Information:
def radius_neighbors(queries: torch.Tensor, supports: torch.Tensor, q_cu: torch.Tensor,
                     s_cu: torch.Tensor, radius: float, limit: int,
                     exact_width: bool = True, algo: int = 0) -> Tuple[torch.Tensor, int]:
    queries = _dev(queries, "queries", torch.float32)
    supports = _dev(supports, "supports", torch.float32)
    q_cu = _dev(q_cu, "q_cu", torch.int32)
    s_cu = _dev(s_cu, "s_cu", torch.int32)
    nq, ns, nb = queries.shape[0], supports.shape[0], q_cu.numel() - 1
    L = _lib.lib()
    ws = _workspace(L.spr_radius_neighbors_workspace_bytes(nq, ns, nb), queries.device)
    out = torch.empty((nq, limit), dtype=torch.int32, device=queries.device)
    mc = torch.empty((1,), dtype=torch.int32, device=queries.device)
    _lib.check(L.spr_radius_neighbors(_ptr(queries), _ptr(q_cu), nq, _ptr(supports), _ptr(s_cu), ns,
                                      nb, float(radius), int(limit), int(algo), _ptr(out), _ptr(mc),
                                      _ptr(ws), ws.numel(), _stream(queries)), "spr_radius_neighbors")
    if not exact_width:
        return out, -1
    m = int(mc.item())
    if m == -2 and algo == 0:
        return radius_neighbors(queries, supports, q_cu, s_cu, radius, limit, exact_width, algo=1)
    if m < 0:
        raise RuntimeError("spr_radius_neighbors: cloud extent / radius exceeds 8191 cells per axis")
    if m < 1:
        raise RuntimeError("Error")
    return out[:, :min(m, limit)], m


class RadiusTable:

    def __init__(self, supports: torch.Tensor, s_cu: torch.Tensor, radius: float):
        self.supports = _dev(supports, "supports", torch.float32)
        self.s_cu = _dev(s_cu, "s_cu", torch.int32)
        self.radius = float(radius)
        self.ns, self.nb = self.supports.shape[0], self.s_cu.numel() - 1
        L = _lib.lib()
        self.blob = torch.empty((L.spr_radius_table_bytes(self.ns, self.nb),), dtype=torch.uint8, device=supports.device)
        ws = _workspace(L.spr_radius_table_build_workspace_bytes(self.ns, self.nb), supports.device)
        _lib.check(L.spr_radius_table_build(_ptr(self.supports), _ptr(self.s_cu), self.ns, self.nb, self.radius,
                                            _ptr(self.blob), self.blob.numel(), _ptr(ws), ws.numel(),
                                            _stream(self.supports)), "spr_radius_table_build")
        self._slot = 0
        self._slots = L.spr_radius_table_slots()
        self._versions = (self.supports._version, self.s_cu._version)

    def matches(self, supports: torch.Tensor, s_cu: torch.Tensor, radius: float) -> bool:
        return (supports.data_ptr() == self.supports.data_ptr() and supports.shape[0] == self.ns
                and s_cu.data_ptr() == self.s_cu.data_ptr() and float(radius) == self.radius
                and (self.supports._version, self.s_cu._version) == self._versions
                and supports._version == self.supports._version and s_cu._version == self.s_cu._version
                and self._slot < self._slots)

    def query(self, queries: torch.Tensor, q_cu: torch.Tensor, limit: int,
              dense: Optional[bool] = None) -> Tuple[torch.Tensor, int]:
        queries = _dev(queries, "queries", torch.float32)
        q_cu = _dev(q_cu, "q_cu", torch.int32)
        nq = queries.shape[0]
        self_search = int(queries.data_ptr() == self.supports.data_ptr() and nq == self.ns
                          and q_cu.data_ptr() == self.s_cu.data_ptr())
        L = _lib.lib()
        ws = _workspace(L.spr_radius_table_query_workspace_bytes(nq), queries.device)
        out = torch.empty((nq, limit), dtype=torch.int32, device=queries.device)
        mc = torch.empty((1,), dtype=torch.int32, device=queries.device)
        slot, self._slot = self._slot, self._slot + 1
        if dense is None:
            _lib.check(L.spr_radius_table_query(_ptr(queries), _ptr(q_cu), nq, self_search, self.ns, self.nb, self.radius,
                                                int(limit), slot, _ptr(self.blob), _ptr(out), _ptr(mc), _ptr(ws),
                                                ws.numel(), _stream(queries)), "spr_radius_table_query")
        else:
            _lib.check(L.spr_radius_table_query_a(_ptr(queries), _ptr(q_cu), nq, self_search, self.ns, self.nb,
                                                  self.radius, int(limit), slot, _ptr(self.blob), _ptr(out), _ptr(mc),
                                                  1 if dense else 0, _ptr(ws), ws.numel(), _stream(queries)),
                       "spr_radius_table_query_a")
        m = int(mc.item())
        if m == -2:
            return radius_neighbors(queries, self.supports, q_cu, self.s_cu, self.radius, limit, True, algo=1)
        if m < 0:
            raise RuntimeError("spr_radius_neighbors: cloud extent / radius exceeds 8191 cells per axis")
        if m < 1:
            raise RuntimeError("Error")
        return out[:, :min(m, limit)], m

Task statement: Show each line of the material that includes the string "None" by copying it.

Response to this task:
              dense: Optional[bool] = None) -> Tuple[torch.Tensor, int]:
        if dense is None:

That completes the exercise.